Stored items from a collection:
------------
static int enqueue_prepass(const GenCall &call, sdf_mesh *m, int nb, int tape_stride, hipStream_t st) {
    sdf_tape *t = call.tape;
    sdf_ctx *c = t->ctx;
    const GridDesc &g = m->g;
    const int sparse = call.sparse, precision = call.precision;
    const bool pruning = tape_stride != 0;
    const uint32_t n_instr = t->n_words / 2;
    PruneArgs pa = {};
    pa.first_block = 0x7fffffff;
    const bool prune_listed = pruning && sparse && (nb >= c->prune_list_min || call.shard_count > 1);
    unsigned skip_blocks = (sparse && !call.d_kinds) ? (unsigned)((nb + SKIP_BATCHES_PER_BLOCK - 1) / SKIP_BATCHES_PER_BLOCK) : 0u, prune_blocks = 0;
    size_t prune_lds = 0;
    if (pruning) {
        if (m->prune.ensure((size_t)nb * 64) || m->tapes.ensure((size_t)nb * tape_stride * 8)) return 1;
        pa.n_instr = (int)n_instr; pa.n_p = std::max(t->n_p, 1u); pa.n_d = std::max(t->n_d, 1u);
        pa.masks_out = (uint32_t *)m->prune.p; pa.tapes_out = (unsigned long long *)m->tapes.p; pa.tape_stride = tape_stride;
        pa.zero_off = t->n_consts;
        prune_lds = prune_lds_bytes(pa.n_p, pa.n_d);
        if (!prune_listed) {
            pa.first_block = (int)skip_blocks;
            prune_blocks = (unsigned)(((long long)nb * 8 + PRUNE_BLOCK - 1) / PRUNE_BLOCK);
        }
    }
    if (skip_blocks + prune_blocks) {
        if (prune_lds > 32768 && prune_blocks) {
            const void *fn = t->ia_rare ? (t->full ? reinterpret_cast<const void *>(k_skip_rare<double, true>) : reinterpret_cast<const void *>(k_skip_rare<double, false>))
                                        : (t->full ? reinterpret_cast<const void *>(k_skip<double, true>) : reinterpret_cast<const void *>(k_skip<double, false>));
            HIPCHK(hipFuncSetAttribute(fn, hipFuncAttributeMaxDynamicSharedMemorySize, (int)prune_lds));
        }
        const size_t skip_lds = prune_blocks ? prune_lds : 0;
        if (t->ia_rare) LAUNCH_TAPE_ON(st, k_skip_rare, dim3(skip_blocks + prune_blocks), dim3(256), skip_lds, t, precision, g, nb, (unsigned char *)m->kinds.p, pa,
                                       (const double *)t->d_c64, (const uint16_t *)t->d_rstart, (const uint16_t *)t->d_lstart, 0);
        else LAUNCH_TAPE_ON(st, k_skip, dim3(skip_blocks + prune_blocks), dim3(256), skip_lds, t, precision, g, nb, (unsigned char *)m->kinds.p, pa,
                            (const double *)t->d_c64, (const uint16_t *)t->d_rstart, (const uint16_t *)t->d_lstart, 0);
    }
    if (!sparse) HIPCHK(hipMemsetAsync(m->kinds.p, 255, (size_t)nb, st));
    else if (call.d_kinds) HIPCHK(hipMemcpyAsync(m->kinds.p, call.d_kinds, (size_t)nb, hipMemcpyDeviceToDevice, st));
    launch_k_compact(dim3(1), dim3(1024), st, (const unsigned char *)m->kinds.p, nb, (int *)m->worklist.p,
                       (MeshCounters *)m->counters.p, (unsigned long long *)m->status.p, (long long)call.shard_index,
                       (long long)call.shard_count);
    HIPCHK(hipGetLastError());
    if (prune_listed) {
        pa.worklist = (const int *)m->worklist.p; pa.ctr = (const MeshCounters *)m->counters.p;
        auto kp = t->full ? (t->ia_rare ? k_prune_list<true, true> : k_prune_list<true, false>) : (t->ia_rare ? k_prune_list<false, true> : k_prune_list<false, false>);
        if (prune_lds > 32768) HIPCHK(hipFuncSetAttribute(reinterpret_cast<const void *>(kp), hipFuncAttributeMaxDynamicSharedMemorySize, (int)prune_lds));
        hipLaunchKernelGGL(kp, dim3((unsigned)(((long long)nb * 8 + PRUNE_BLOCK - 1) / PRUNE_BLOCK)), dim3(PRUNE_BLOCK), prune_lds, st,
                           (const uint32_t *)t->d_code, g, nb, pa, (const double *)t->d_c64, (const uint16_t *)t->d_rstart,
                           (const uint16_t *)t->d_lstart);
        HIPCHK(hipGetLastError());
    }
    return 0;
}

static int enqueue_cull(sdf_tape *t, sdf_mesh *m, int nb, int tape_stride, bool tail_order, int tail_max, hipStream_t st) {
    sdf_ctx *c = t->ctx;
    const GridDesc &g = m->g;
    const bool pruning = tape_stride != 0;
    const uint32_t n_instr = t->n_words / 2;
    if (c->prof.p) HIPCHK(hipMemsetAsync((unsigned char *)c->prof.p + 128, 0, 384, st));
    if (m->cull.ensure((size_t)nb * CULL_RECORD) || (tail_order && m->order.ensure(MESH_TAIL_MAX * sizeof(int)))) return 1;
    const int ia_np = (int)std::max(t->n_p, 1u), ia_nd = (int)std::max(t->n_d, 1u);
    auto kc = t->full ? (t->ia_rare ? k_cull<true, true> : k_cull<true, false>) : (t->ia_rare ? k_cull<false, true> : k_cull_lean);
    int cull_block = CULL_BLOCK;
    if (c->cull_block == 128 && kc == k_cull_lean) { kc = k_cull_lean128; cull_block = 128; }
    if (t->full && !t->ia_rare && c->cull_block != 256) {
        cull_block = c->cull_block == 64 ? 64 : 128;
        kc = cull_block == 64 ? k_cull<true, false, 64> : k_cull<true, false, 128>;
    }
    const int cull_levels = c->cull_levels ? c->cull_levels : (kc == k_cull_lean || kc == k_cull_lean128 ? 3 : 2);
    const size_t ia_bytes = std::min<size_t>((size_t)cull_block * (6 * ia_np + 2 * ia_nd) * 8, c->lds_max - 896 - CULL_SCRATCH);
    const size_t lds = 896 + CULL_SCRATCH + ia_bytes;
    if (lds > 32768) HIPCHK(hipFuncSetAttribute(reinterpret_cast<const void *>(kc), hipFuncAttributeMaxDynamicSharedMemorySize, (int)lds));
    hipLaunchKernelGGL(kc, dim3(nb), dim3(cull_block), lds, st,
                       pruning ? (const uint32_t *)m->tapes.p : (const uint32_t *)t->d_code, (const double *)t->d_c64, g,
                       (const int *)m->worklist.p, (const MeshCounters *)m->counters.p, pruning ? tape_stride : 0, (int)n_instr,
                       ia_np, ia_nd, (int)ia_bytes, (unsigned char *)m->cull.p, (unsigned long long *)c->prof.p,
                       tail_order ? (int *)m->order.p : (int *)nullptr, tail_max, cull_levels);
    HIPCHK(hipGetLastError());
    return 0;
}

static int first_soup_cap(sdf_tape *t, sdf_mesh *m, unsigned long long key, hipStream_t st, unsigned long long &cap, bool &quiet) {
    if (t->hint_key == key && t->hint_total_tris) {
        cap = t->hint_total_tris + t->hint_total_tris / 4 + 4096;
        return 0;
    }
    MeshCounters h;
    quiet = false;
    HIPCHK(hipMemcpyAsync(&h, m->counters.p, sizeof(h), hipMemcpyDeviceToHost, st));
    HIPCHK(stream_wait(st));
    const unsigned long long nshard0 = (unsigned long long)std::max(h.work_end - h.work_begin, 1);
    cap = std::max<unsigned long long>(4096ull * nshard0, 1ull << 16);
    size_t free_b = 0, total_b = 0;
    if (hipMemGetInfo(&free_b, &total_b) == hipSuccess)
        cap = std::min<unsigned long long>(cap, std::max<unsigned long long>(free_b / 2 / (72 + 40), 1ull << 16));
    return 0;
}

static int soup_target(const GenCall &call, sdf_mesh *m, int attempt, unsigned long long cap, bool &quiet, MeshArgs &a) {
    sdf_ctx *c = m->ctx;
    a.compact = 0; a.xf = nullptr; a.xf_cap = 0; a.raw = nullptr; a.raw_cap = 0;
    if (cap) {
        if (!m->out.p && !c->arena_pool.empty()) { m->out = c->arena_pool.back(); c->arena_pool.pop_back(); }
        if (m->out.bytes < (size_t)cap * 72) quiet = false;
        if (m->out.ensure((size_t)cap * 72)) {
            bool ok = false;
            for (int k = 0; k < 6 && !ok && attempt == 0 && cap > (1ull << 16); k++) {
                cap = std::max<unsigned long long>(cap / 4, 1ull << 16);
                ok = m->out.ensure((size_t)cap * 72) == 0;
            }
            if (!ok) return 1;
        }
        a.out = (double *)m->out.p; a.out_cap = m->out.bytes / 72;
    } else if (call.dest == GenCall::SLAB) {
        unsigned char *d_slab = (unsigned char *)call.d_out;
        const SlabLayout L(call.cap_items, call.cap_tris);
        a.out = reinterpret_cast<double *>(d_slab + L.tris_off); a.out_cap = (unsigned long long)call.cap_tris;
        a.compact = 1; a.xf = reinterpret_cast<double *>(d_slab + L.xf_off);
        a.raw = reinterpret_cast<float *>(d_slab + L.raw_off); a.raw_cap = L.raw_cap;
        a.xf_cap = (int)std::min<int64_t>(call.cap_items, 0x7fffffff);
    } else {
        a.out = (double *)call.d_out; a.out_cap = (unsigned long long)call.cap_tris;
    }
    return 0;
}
------------
> **Task prompt**
From the line holding "const SlabLayout L(call.cap_items, call.cap_tris);" to the line holding "a.raw = reinterpret_cast<float", inclusive, restate each line above exactly as written.

> **Answer**
        const SlabLayout L(call.cap_items, call.cap_tris);
        a.out = reinterpret_cast<double *>(d_slab + L.tris_off); a.out_cap = (unsigned long long)call.cap_tris;
        a.compact = 1; a.xf = reinterpret_cast<double *>(d_slab + L.xf_off);
        a.raw = reinterpret_cast<float *>(d_slab + L.raw_off); a.raw_cap = L.raw_cap;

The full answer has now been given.